Dirt roads ran in quadrants over the country surrounding Los Ombues, and hedgerow thickets defined the margins. This was working land, old land, trapped in a forgotten time. Church bells rang as we drove past the village. Sheep and goats socialized in backyard pastures. A lone gaucho, his beret askew, drove cattle unhurriedly down the track toward new grass. I cracked the truck window. Diesel fumes and cook-fire smoke, grilling meat and manure merged in an honest scent of land and livelihoods and open space. We veered off behind the gaucho, who never looked back, and drove the margin of a freshly tilled field stippled with green.

“Wheat,” Agustín said. “For the doves.”

It was doves we had come to see that first night, the doves that have made Argentina’s upland shooting legendary: eared doves, Zenaida auriculata, ravenous and proliferative. Never one to shoot wantonly, and strapped with my wife’s disapprobation (You’re shooting doves? Like, the universal symbol of peace?), I was eager for rationalization.

“Numbers are really okay?” I asked, deepening my voice.

“Don’t worry, we monitor populations closely.” Agustín seemed to appreciate my concern. “And with the feed we plant, their nesting frequency has doubled, maybe tripled. The more interest we experience, the more doves we seem to find, and the village families are grateful for the meat. You just worry about hitting them.”

I proceeded to do just that.

Over the first box of cartridges, I swung and missed, working out the jitters of several days and several thousand miles in airliners. I apologized in English to the birdboy, Raul, who seemed indifferent to my failures and just smiled and shrugged at my excuses. By the end of the first box, I’d begun to spiral birds from the sky with some frequency, prompting Raul to issue the odd “Bueno!” and add another box of cartridges to the bag. Birds fell like crumpled paper. Along the field’s edge, villagers arrived with grain sacks to reap the evening’s harvest. I sat down beside Agustín in the shadows to watch.

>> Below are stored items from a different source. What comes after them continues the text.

# JiLiBIT/LIO-SLAM

Measured on AMD Instinct MI355X. Metric: scan-to-map registrations/sec, 64x1800 scan vs 200-keyframe map; pose RMSE, higher is better.
Workload: dtype f32

## Files before the change

### include/liogpu.h

```cpp
#ifndef LIOGPU_H
#define LIOGPU_H

#include <stddef.h>
#include <stdint.h>

#ifdef __cplusplus
extern "C" {
#endif

#define LIO_VERSION 102
#define LIO_MAX_ITERS 32

enum {
    LIO_OK               = 0,
    LIO_TOO_FEW_POINTS   = 1,
    LIO_TOO_FEW_CORR     = 2,
    LIO_ERR_ARG          = -1,
    LIO_ERR_HIP          = -2,
    LIO_ERR_CAPACITY     = -3,
    LIO_ERR_NO_MAP       = -4,
    LIO_ERR_NO_DEVICE    = -5
};

typedef struct lio_s2m_config {
// ... 99 lines not shown
void  lio_host_free(void *p);
int   lio_host_register(void *p, size_t bytes);
int   lio_host_unregister(void *p);
void *lio_device_alloc(int32_t device_id, size_t bytes);
void  lio_device_free(int32_t device_id, void *p);
int   lio_device_upload(int32_t device_id, void *dst, const void *src, size_t bytes);

int  lio_s2m_set_degeneracy(lio_s2m_handle *h, int32_t scan, const float matP[36], int32_t is_degenerate);

int  lio_s2m_get_correspondences(lio_s2m_handle *h, int32_t scan, uint8_t *flag,
                                 float *coeff4, int32_t *nn_idx5);

int  lio_s2m_set_corner_map(lio_s2m_handle *h, const void *pts, size_t n, size_t stride_bytes);
int  lio_s2m_batch_upload_corners(lio_s2m_handle *h, int32_t n_scans, const void *const *scans,
                                  const size_t *n_pts, size_t stride_bytes);
int  lio_s2m_register_cs(lio_s2m_handle *h, const void *corner_scan, size_t n_corner,
                         const void *surf_scan, size_t n_surf, size_t stride_bytes,
                         float pose[6], lio_s2m_result *res);
int  lio_s2m_get_corner_correspondences(lio_s2m_handle *h, int32_t scan, uint8_t *flag,
                                        float *coeff4, int32_t *nn_idx5);

int  lio_s2m_get_profile(lio_s2m_handle *h, lio_s2m_profile *out);
int  lio_s2m_debug_persist_spin(lio_s2m_handle *h, int32_t spin_max, int32_t withhold_wg);
int  lio_s2m_debug_stamps(lio_s2m_handle *h, long long *out, size_t cap_entries);

int  lio_s2m_set_stream(lio_s2m_handle *h, void *hip_stream);
int  lio_s2m_set_global_grid(lio_s2m_handle *h, const float origin[3], const int32_t dims[3]);
int  lio_s2m_set_shard(lio_s2m_handle *h, int32_t axis, int32_t lo, int32_t hi);
int  lio_s2m_set_shard_plan(lio_s2m_handle *h, int32_t axis, int32_t n_ranks, int32_t rank, const int32_t *bounds,
                            int32_t halo_cells);
int  lio_s2m_set_scan_shard(lio_s2m_handle *h, int32_t rank, int32_t world);
int  lio_s2m_batch_begin(lio_s2m_handle *h);
int  lio_s2m_batch_iter_partial(lio_s2m_handle *h, double *d_sums );
int  lio_s2m_batch_iter_apply(lio_s2m_handle *h, const double *d_sums);
int  lio_s2m_batch_n_active(lio_s2m_handle *h, int32_t *n_active);
int  lio_s2m_batch_poll_active(lio_s2m_handle *h, int32_t iteration, int32_t *n_active);
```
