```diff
@@ -642,11 +934,13 @@
     const int inst = as_inst_mask(dtC == DT_BF16, as_mask_of(ea), K);
     const int pro = ea.ln_gamma ? 1 : (ea.pa_P ? 2 : 0);
     const bool chunk = dtC == DT_BF16 && inst != AS_ALL && as_chunk_applies(ea.as_flags < 0 ? as_default_flags() : ea.as_flags, M, N, K, ea);
-    const int id = (dtC == DT_BF16 ? 0 : 1 << 20) | (pro << 22) | (chunk ? 1 << 24 : 0) | (K << 8) | inst;
+    const bool pipe = chunk && (inst & (AS_QKV | AS_ADDTAB)) == 0 && as_pipe_applies(ea.as_flags < 0 ? as_default_flags() : ea.as_flags, N, K);
+    const int id = (dtC == DT_BF16 ? 0 : 1 << 20) | (pro << 22) | (chunk ? 1 << 24 : 0) | (pipe ? 1 << 25 : 0) | (K << 8) | inst;
     auto it = names.find(id);
     if (it == names.end()) {
         char buf[96];
-        if (chunk) snprintf(buf, sizeof buf, "gemm_nt_as_chunk_kernel<bf16,%d,%d,%d>", K / 32, pro ? as_mask_of(ea) : inst, pro);
+        if (pipe) snprintf(buf, sizeof buf, "gemm_nt_as_chunk_kernel<bf16,%d,%d,%d,1>", K / 32, pro ? as_mask_of(ea) : inst, pro);
+        else if (chunk) snprintf(buf, sizeof buf, "gemm_nt_as_chunk_kernel<bf16,%d,%d,%d>", K / 32, pro ? as_mask_of(ea) : inst, pro);
         else if (pro) snprintf(buf, sizeof buf, "gemm_nt_as_kernel<%s,%d,%d,0,%d>", dtC == DT_BF16 ? "bf16" : "f32", K / 32, as_mask_of(ea), pro);
         else snprintf(buf, sizeof buf, "gemm_nt_as_kernel<%s,%d,%d,0>", dtC == DT_BF16 ? "bf16" : "f32", K / 32, inst);
         it = names.emplace(id, buf).first;
```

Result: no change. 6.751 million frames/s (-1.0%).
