+  if (warp >= kConsumerWarps) {
+    setmaxnreg_dec<kProducerRegs>();
+    if (warp == kConsumerWarps && elect_one_sync()) {
+      for (int tile = blockIdx.x; tile < p.total_tiles; tile += gridDim.x) {
+        const StridedTile tt = strided_tile(p, tile, Ht);
+        for (int cc = 0; cc < p.chunks; ++cc) {
+          if (!chunk_bits<KB>(p.kmask, cc)) continue;
+          hring.wait_empty();
+          const uint32_t dst = h_base + (uint32_t)hring.slot * p.hslot;
+          mbar_expect_tx(hring.full(), p.hslot);
+          tma_load_5d(dst, &tmA, cc * KB, 2 * tt.w0 - 1, 2 * tt.h0 - 1, tt.n, 0, hring.full());
+          tma_load_5d(dst + p.hpar, &tmA, cc * KB, 2 * tt.w0, 2 * tt.h0 - 1, tt.n, 0, hring.full());
+          hring.advance();
+          for (int t = 0; t < 9; ++t) {
+            wring.wait_empty();
+            mbar_expect_tx(wring.full(), G::kWStage);
+            tma_load_3d(w_base + (uint32_t)wring.slot * G::kWStage, &tmB, t * p.CinPadS + cc * KB,
+                        tt.nt * BN, 0, wring.full());
+            wring.advance();
+          }
+        }
+      }
+    }
+    __syncwarp();
+  } else {
+    setmaxnreg_inc<kConsumerRegs>();
+    const int wg = warp >> 2;
+    const float slope = act_slope(p.act);
+    const uint32_t dhi = desc_hi(8 * G::kRowB, G::kLayout);
+    const int wmask = (1 << p.lw) - 1;
+    uint32_t q0[MB];
+#pragma unroll
+    for (int b = 0; b < MB; ++b) {
+      const int px = 64 * (MB * wg + b) + 16 * (warp & 3) + (lane & 15);
+      q0[b] = (uint32_t)(2 * (px >> p.lw) * p.Wb + (px & wmask));
+    }
+    StridedConsumer st{hring, wring};
+    float acc[MB * BN / 2];
+    uint32_t fr[3][MB * 8];
+    for (int tile = blockIdx.x; tile < p.total_tiles; tile += gridDim.x) {
+#pragma unroll
+      for (int i = 0; i < MB * BN / 2; ++i) acc[i] = 0.f;
+      for (int cc = 0; cc < p.chunks; ++cc) {
+        if (!chunk_bits<KB>(p.kmask, cc)) continue;
+        consume_strided<KB, BN, MB>(st, p, acc, fr, q0, h_base, w_base, dhi, lane);
+      }
+      wg_wait<0>();
+      st.held_w.release_last(st.w, lane);
+
+      const StridedTile tt = strided_tile(p, tile, Ht);
+      const int c_lane = tt.nt * BN + 2 * (lane & 3);
+#pragma unroll
+      for (int b = 0; b < MB; ++b) {
+#pragma unroll
+        for (int hr = 0; hr < 2; ++hr) {
+          const int px = 64 * (MB * wg + b) + 16 * (warp & 3) + (lane >> 2) + 8 * hr;
+          const int64_t obase = (int64_t)tt.n * p.osn + (int64_t)(tt.h0 + (px >> p.lw)) * p.osh +
+                                (int64_t)(tt.w0 + (px & wmask)) * p.osw;
+          const float* v = acc + b * (BN / 2) + 2 * hr;
+#pragma unroll
+          for (int j = 0; j < BN / 8; ++j)
+            epilogue_pair(v[4 * j], v[4 * j + 1], bias_s, c_lane + 8 * j, p.Cout, slope, p.out_hi + obase,
+                          p.out_lo + obase);
+        }
+      }
+    }
+  }
+}
+
+#define VR_STRIDED_FOR_BN(X, KB, MB) X(KB, 16, MB) X(KB, 32, MB) X(KB, 48, MB) X(KB, 64, MB) X(KB, 96, MB) X(KB, 128, MB)
+#define VR_STRIDED_FOR_ALL(X) VR_STRIDED_FOR_BN(X, 16, 1) VR_STRIDED_FOR_BN(X, 16, 2) VR_STRIDED_FOR_BN(X, 32, 1)
+
+bool tc_strided_has(int BN) {
+#define VR_STRIDED_HAS(KB_, BN_, MB_) if (BN == BN_) return true;
+  VR_STRIDED_FOR_ALL(VR_STRIDED_HAS)
+#undef VR_STRIDED_HAS
+  return false;
+}
+
+int tc_strided_wt(int W) { return W < 64 ? W : 64; }
+
+int tc_strided_kb(int CinPad, int W) { return round_up(CinPad, 16) == 32 && W >= 32 ? 32 : 16; }
+
+cudaError_t tc_strided_launch(const ConvLayer& L, TcConv& tc, const ActView& in, const ActView& out, cudaStream_t s,
+                              std::string& err) {
+  const TcDevice& dv = tc_device();
+  if (!dv.ok) {
+    err = "tc_strided_launch: cannot query the current device";
+    return cudaErrorInvalidValue;
+  }
+  const int Wt = tc_strided_wt(out.W);
+  const int tiles_w = out.W / Wt;
+  const int ht1 = 128 / Wt;
+  const bool mb2_tiles = out.H % (2 * ht1) == 0;
+  const int tiles1 = out.N * (out.H / ht1) * tiles_w * tc.n_tiles;
+  const int waves1 = ceil_div(tiles1, dv.num_sms), waves2 = ceil_div(tiles1 / 2, dv.num_sms);
+  int MB = mb2_tiles && 19 * waves2 <= 10 * waves1 ? 2 : 1;
+  if (g_debug.strided == 2) MB = 1;
+  if (g_debug.strided == 3 && mb2_tiles) MB = 2;
+  if (tc.KB == 32) MB = 1;
+  const int row_b = tc.KB * 2;
+  const int Ht = MB * ht1, Hb = 2 * Ht + 1;
+  StridedParams p;
+  p.lw = Wt == 16 ? 4 : Wt == 32 ? 5 : 6;
+  p.Wb = round_up(Wt + 1, 8);
+  p.tiles_w = tiles_w;
+  p.tiles_h = out.H / Ht;
+  p.n_tiles = tc.n_tiles;
+  p.total_tiles = out.N * p.tiles_h * p.tiles_w * p.n_tiles;
+  p.chunks = tc.chunks; p.CinPadS = tc.CinPad; p.Cout = L.Cout; p.act = L.act;
+  p.hplane = (uint32_t)(Hb * p.Wb * row_b);
+  p.hpar = 2 * p.hplane;
+  p.hslot = 2 * p.hpar;
+  p.kmask = g_debug.kskip == 1 ? tc.kmask : ~0ull;
+  p.out_hi = out.hi; p.out_lo = out.lo;
+  p.osn = out.sn; p.osh = out.sh; p.osw = out.sw;
+  p.bias = tc.bias.get();
+  const CUtensorMap* map_a = tc_activation_map(tc, in, 2 * p.Wb, Hb, 1, 2, 1, err, L.name);
+  if (!map_a) return cudaErrorInvalidValue;
+  const int w_stage = tc.BN * 2 * row_b;
+  const int dyn = dv.max_smem - kStaticSmem;
+  const int avail = dyn - 1024;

Agustín was chatting with Ismael and José Luis, the other bird boys. He made room for me, offered water or beer. I pestered him with questions, and asked if he’d care to shoot.

“No. You shoot. I have this every day.”

“You must be a wonderful shot, then.”

“I’m okay. It’s ducks I love most. And running the dogs on perdiz. But you should see José Luis shoot. I bet he does better than Rooster.”

Rooster, hearing his name and the suggestion of competition, made room. Agustín spoke to José Luis and handed over a little Beretta and a fistful of shells. The two aces stood together and went shot for shot. José Luis was 9 for 10, but the last one seemed an intentional miss. I think Rooster knew it, too. He turned and gave us a muckle-mouthed grin, cracked his gun, and took a beer from the cooler.

Agustín woke us before dawn with a sharp knock and a mention of coffee. He’d stirred up the fire and laid a light breakfast, which we inhaled standing at the hearth in our long johns as he ferried guns to the trucks. We pulled on waders in the tiled mudroom, slipped into the idling trucks, and descended toward the maze of marshland below the lodge.

The night sky is different in morning, with constellations spinning into new places like words turned backwards. In South America, the constellations are disorienting regardless of the hour, but the patterns of the dawn are similar: decoys and dogs and guns and cartridges are readied with frozen fingers while flashlight beams streak the landscape, trapping tunnels of mist.